Ante la situación esbozada, la realidad de que no se cuestionó en los foros revisados la facultad del Comisionado de Seguros para promulgar la Regla LXX, el hecho de que tal asunto fue presentado en un recurso judicial que está pendiente ante el Tribunal de Apelaciones, la conformidad de las partes sobre la controversia a ser resuelta y el que tal discusión resulta irrelevante para la resolución del recurso ante nuestra consideración, este Tribunal no atenderá en los méritos el segundo señalamiento de error. CC-2009-859 9
El 26 de marzo de 2010 expedimos el recurso y éste
quedó sometido para su adjudicación en los méritos el 13
de agosto de 2010. Procedemos a resolver.
II
Durante muchos años se presentaron varios proyectos en
la Asamblea Legislativa con el propósito de establecer un
seguro compulsorio de automóviles. Varias comisiones de la
Cámara de Representantes y del Senado realizaron estudios
sobre la viabilidad, deseabilidad y la conveniencia de
establecer una legislación que requiriera a los
conductores de vehículos de motor un seguro compulsorio de
responsabilidad pública para cubrir los daños causados a
la propiedad de terceros como consecuencia de accidentes
automovilísticos.
Los esfuerzos culminaron con la asignación de fondos
encaminados a facilitar un programa de seguro compulsorio.

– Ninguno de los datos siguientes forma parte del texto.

template <int CB>
__device__ __forceinline__ void process_candidate(const BnbParams &P, const PairCtx &C, int32_t k, int32_t v, int lane,
                                                  unsigned long long *best, uint32_t (&n)[4]) {
  const int Y = v / NB, X = v - NB * Y;
  float cf, sf;
  rotation_k(P, C.pair, k, &cf, &sf);
  if (P.levels >= 2) {
    const __amdgpu_buffer_rsrc_t p4 = uniform_rsrc(C.grid + P.grid_bytes + P.skip_bytes + P.pool_bytes, P.pool4_bytes);
    uint32_t sb[4];
    sub_bounds(P, p4, C.pts, C.n_pts, cf, sf, C.cx, C.cy, Y, X, lane, CB == 1 ? 1u : 257u, sb);
    n[1]++;
    const uint32_t bsum = best_sum<false>(best);
    int alive = 0;
#pragma unroll
    for (int q = 0; q < 4; q++) alive += (sb[q] != 0u && sb[q] >= bsum) ? 1 : 0;
    if (alive == 0) return;
    if (alive <= 2) {
      const __amdgpu_buffer_rsrc_t rsrc = uniform_rsrc(C.grid, P.grid_bytes + P.skip_bytes);
#pragma unroll 1
      for (int q = 0; q < 4; q++) {
        const uint32_t b = q == 0 ? sb[0] : (q == 1 ? sb[1] : (q == 2 ? sb[2] : sb[3]));
        if (b == 0u || b < best_sum<false>(best)) continue;
        const unsigned long long key = eval_sub<CB>(P, rsrc, C.pts, C.n_pts, cf, sf, C.cx, C.cy, k, Y, X, q >> 1, q & 1, lane);
        wave_atomic_max(best, key, lane);
        n[2]++;
      }
      return;
    }
  }
  const unsigned long long key = eval_block<CB>(P, C.grid, C.pts, C.n_pts, cf, sf, C.cx, C.cy, k, Y, X, lane);
  wave_atomic_max(best, key, lane);
  n[0]++;
}

template <int CB, bool GLOBAL>
__device__ __forceinline__ void process_candidate_c(const BnbParams &P, __amdgpu_buffer_rsrc_t rsrc, uint32_t pitch8,
                                                    __amdgpu_buffer_rsrc_t rsrc16, const uint32_t *org, int32_t nch,
                                                    int32_t n_pts, int32_t k, int32_t Y, int32_t X,
                                                    uint32_t sb0, uint32_t sb1, uint32_t sb2, uint32_t sb3, int lane,
                                                    unsigned long long *best, uint32_t &bcopy, uint32_t (&n)[4]) {
  const uint32_t bsum = best_sum_cached<GLOBAL>(best, bcopy);
  const int alive = (sb0 != 0u && sb0 >= bsum) + (sb1 != 0u && sb1 >= bsum) + (sb2 != 0u && sb2 >= bsum) +
                    (sb3 != 0u && sb3 >= bsum);
  if (alive == 0) return;
  constexpr int WHOLE_MIN = 3;
  if (alive >= WHOLE_MIN) {
    int dy, dx;
    const uint32_t total = block_sums8(rsrc, pitch8, (uint32_t)P.hi_copy_bytes, org, nch, Y, X, lane, &dy, &dx);
    const int32_t ix = BNB_B * X + dx, iy = BNB_B * Y + dy;
    if (CB == 1) {
      const unsigned long long key = best_key(P, k, ix, iy, total, 32);
      wave_atomic_max(best, key, lane);
      if (GLOBAL) bcopy = max(bcopy, (uint32_t)(key >> 32));
    } else {
      n[3] += refine16<GLOBAL>(P, rsrc16, org, nch, n_pts, k, ix, iy, total, true, lane, best, bcopy);
    }
    n[0]++;
    return;
  }
#pragma unroll 1
  for (int q = 0; q < 4; q++) {
    const uint32_t b = q == 0 ? sb0 : (q == 1 ? sb1 : (q == 2 ? sb2 : sb3));
    if (b == 0u || b < best_sum_cached<GLOBAL>(best, bcopy)) continue;
    int dy, dx;
    const uint32_t total = sub_sums8(rsrc, pitch8, (uint32_t)P.hi_copy_bytes, org, nch, Y, X, q >> 1, q & 1, lane, &dy, &dx);
    const int32_t ix = BNB_B * X + BNB_B4 * (q & 1) + dx, iy = BNB_B * Y + BNB_B4 * (q >> 1) + dy;
    if (CB == 1) {
      const unsigned long long key = best_key(P, k, ix, iy, total, 8);
      wave_atomic_max(best, key, lane);
      if (GLOBAL) bcopy = max(bcopy, (uint32_t)(key >> 32));
    } else {
      n[3] += refine16<GLOBAL>(P, rsrc16, org, nch, n_pts, k, ix, iy, total, lane < 16, lane, best, bcopy);
    }
    n[2]++;
  }
}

Véase, Resolución Conjunta Núm. 350 de 10 de diciembre de
1993. En la estructuración del sistema del seguro de
responsabilidad se consideró que la cubierta debía tener
un costo razonable y responder por una suma baja, entre
$1,500 y $3,000. Igualmente, se concibió que esta póliza
respondería por el vehículo, estaría basada en el
principio de culpa y cubriría solamente los daños
ocasionados a vehículos de terceros.
El trabajo realizado culminó con la aprobación de la
Ley de Seguro de Responsabilidad Obligatorio en el 1995 y
sus posteriores enmiendas. Dicha legislación atendió la
problemática que suscitaba la pérdida económica como CC-2009-859 10
resultado de los daños no compensados causados a vehículos
en accidentes de tránsito. Para ello, el estatuto
condicionó el tránsito por las vías públicas a aquellos
vehículos de motor que obtuvieran y mantuvieran una
cubierta de seguro de responsabilidad frente a terceros.
La cubierta propuesta respondió por los daños causados a
vehículos involucrados en accidentes de tránsito por los
cuales el dueño del vehículo asegurado fuere legalmente
responsable. Art. 2 de la Ley de Seguro de Responsabilidad
Obligatorio, 26 L.P.R.A. sec. 8051.
Para lograr una legislación eficiente y de vanguardia
se estudió la necesidad de que el seguro fuera provisto
por los aseguradores privados autorizados en Puerto Rico.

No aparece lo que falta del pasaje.